ILO global unemployment rate to rise in 2024

Mondo International Updated on 2024-02-01

The International Labour Organization's latest World Employment and Social Outlook: Trends 2024 report shows that while the labour market has shown remarkable resilience in the face of a deteriorating economic environment, global unemployment will rise and inequality will rise in 2024 due to factors such as the uneven post-pandemic recovery.

The report found that both the unemployment rate and the jobs gap (the number of unemployed people who want to work) are below pre-pandemic levels. The global unemployment rate in 2023 is 51%, up from 5 in 20223% is a slight improvement. In 2023, the global employment gap and labor market participation rate also improved.

The report also finds that behind these figures, vulnerabilities are also beginning to emerge. Both the outlook for the labor market and global unemployment will deteriorate, according to the report. In 2024, 2 million new job seekers are expected to be added, resulting in a global unemployment rate that will increase from 5.5 in 20231% rises to 52%。Disposable incomes have fallen in most G20 countries, while inflation-induced declines in living standards are generally "unlikely to recover in the short term".

There are still significant differences between high-income and low-income countries. In 2023, the jobs gap rate in high-income countries is 82 per cent, compared to 20 in low-income countries5%。Similarly, the unemployment rate in high-income countries will remain at 4 in 20235% compared to 5 in low-income countries7%。

This is despite the fact that since 2020, the world's working population living in extreme poverty (per capita daily income at purchasing power parity is less than 2.).$15) is rapidly decreasing, but in 2023, this group still adds 1 million people. In 2023, workers living in moderate poverty (per capita daily income at purchasing power parity is less than 3.$65) by 8.4 million people.

Income inequality has also widened, while lower real disposable incomes "are not conducive to [boosting] aggregate demand and a more sustainable economic recovery," the report warns.

The report also shows that the proportion of informal work will not change much, accounting for 58% of the global workforce in 2024. At the same time, the extent to which labor market participation rates have recovered to pre-pandemic levels varies among different groups. Women's participation has rebounded rapidly, but gender gaps remain significant, especially in emerging and developing countries. Youth unemployment remains a challenge. The proportion of unemployed, uneducated or untrained youth ("NEET") remains high, especially among young women, posing a challenge to long-term employment prospects.

For those who have returned to the workforce after the pandemic, the number of sick days has increased significantly, the report said.

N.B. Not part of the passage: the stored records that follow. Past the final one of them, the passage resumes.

def attention_varlen(q, k, v, heads_q, heads_kv, head_dim, cu_seqlens, max_seq, causal=True, scale=None):
    assert q.dtype == torch.bfloat16 and q.stride(1) == 1 and k.stride(1) == 1 and v.stride(1) == 1
    o = torch.empty(q.shape[0], heads_q * head_dim, device=q.device, dtype=torch.bfloat16)
    if scale is None:
        scale = head_dim ** -0.5
    used = c_int(0)
    check(lib().n1_op_attention_ex(c_void_p(q.data_ptr()), c_void_p(k.data_ptr()), c_void_p(v.data_ptr()), ptr(o),
                                   q.stride(0), k.stride(0), v.stride(0), o.stride(0), heads_q, heads_kv, head_dim,
                                   cu_seqlens.numel() - 1, ptr(cu_seqlens), int(max_seq), q.shape[0], 1 if causal else 0,
                                   float(scale), ctypes.byref(used), stream_ptr()))
    return o, bool(used.value)


ATTN_KERNELS = {1: "short", 2: "generic", 3: "wgmma"}


def attention_test(q, k, v, o, heads_q, heads_kv, head_dim, batch, seq_q=0, seq_k=0, cu_q=None, cu_k=None, max_seq_q=0,
                   kv_div=1, causal=False, scale=None, k_len=None, k_slot=0, k_row0=None, total_rows=0):
    for t in (q, k, v, o):
        assert t.dtype == torch.bfloat16 and t.stride(1) == 1
    fn = lib().n1_test_attention
    fn.restype = c_int
    fn.argtypes = [c_void_p, c_void_p, c_void_p, c_void_p, c_int, c_int, c_int, c_int, c_int, c_int, c_int, c_int, c_int,
                   c_int, c_void_p, c_void_p, c_int, c_int, c_int, ctypes.c_float, c_void_p, c_int, c_void_p,
                   ctypes.c_int64, c_void_p, c_void_p]
    route = (c_int * 4)()
    vp = lambda t: c_void_p(t.data_ptr())
    check(fn(vp(q), vp(k), vp(v), vp(o), q.stride(0), k.stride(0), v.stride(0), o.stride(0), heads_q, heads_kv, head_dim,
             batch, seq_q, seq_k, ptr(cu_q), ptr(cu_k), int(max_seq_q), kv_div, 1 if causal else 0,
             float(head_dim ** -0.5 if scale is None else scale), ptr(k_len), int(k_slot), ptr(k_row0), int(total_rows),
             route, stream_ptr()))
    return ATTN_KERNELS[route[0]], route[1], route[2], route[3]


def attention_paged_test(q, k, v, o, heads_q, heads_kv, batch, seq_q, k_len, k_row0, pages, k_slot=0, scale=None):
    for t in (q, k, v, o):
        assert t.dtype == torch.bfloat16 and t.stride(1) == 1
    assert k.stride(0) == v.stride(0)
    fn = lib().n1_test_attention_paged
    fn.restype = c_int
    fn.argtypes = [c_void_p, c_void_p, c_void_p, c_void_p, c_int, c_int, c_int, c_int, c_int, c_int, c_int, c_void_p, c_int,
                   c_void_p, c_void_p, ctypes.c_float, c_void_p]
    vp = lambda t: c_void_p(t.data_ptr())
    check(fn(vp(q), vp(k), vp(v), vp(o), q.stride(0), k.stride(0), o.stride(0), heads_q, heads_kv, batch, seq_q,
             ptr(k_len), int(k_slot), ptr(k_row0), ptr(pages), float(128 ** -0.5 if scale is None else scale),
             stream_ptr()))


def attention_cache(q, k, v, heads_q, heads_kv, cu_q, ctx, row0, max_chunk, scale=None, out=None, pages=None):
    assert q.dtype == k.dtype == v.dtype == torch.bfloat16 and q.stride(1) == 1 and k.stride(1) == 1 and v.stride(1) == 1
    assert k.stride(0) == v.stride(0) and k.shape[0] == v.shape[0]
    for t in (cu_q, ctx, row0):
        assert t.dtype == torch.int32 and t.is_cuda and t.is_contiguous()
    o = torch.empty(q.shape[0], heads_q * 128, device=q.device, dtype=torch.bfloat16) if out is None else out
    assert o.dtype == torch.bfloat16 and o.stride(1) == 1 and o.is_cuda
    scale = float(128 ** -0.5 if scale is None else scale)
    if pages is None:
        check(lib().n1_op_attention_cache(c_void_p(q.data_ptr()), q.stride(0), q.shape[0], c_void_p(k.data_ptr()),
                                          c_void_p(v.data_ptr()), k.stride(0), k.shape[0], c_void_p(o.data_ptr()), o.stride(0), ptr(cu_q),
                                          ptr(ctx), ptr(row0), cu_q.numel() - 1, int(max_chunk), heads_q, heads_kv,
                                          scale, stream_ptr()))
        return o
    assert pages.dtype == torch.int32 and pages.is_cuda and pages.is_contiguous()
    check(lib().n1_op_attention_cache_paged(c_void_p(q.data_ptr()), q.stride(0), q.shape[0], c_void_p(k.data_ptr()),
                                            c_void_p(v.data_ptr()), k.stride(0), k.shape[0], c_void_p(o.data_ptr()),
                                            o.stride(0), ptr(cu_q), ptr(ctx), ptr(row0), ptr(pages), cu_q.numel() - 1,
                                            int(max_chunk), heads_q, heads_kv, scale, stream_ptr()))
    return o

After a brief post-pandemic upswing, labor productivity has returned to the slump of growth over the past decade. Despite technological advances and increased investment, this problem still exists. One reason for this is that a lot of investment has gone to less productive sectors such as services and construction. Other barriers include skills shortages and the dominance of large digital monopolies, which hinder the rapid adoption of technology, especially in developing countries and industries dominated by low-productivity firms.

ILO Director-General Gilbert Hombau said the report** addresses the issues behind key labour market data and that the issues it reveals must be addressed. The imbalances in the labour market do not appear to be due solely to the post-pandemic recovery, but rather to structural issues, with the labour-related challenges identified in the report posing a threat to both individual livelihoods and businesses. We must address it effectively and expeditiously. Persistently declining living standards and low productivity, combined with stubbornly high inflation, will create deeper levels of inequality. Without broader social justice, we will never achieve a sustainable recovery. Gilbert Humber said.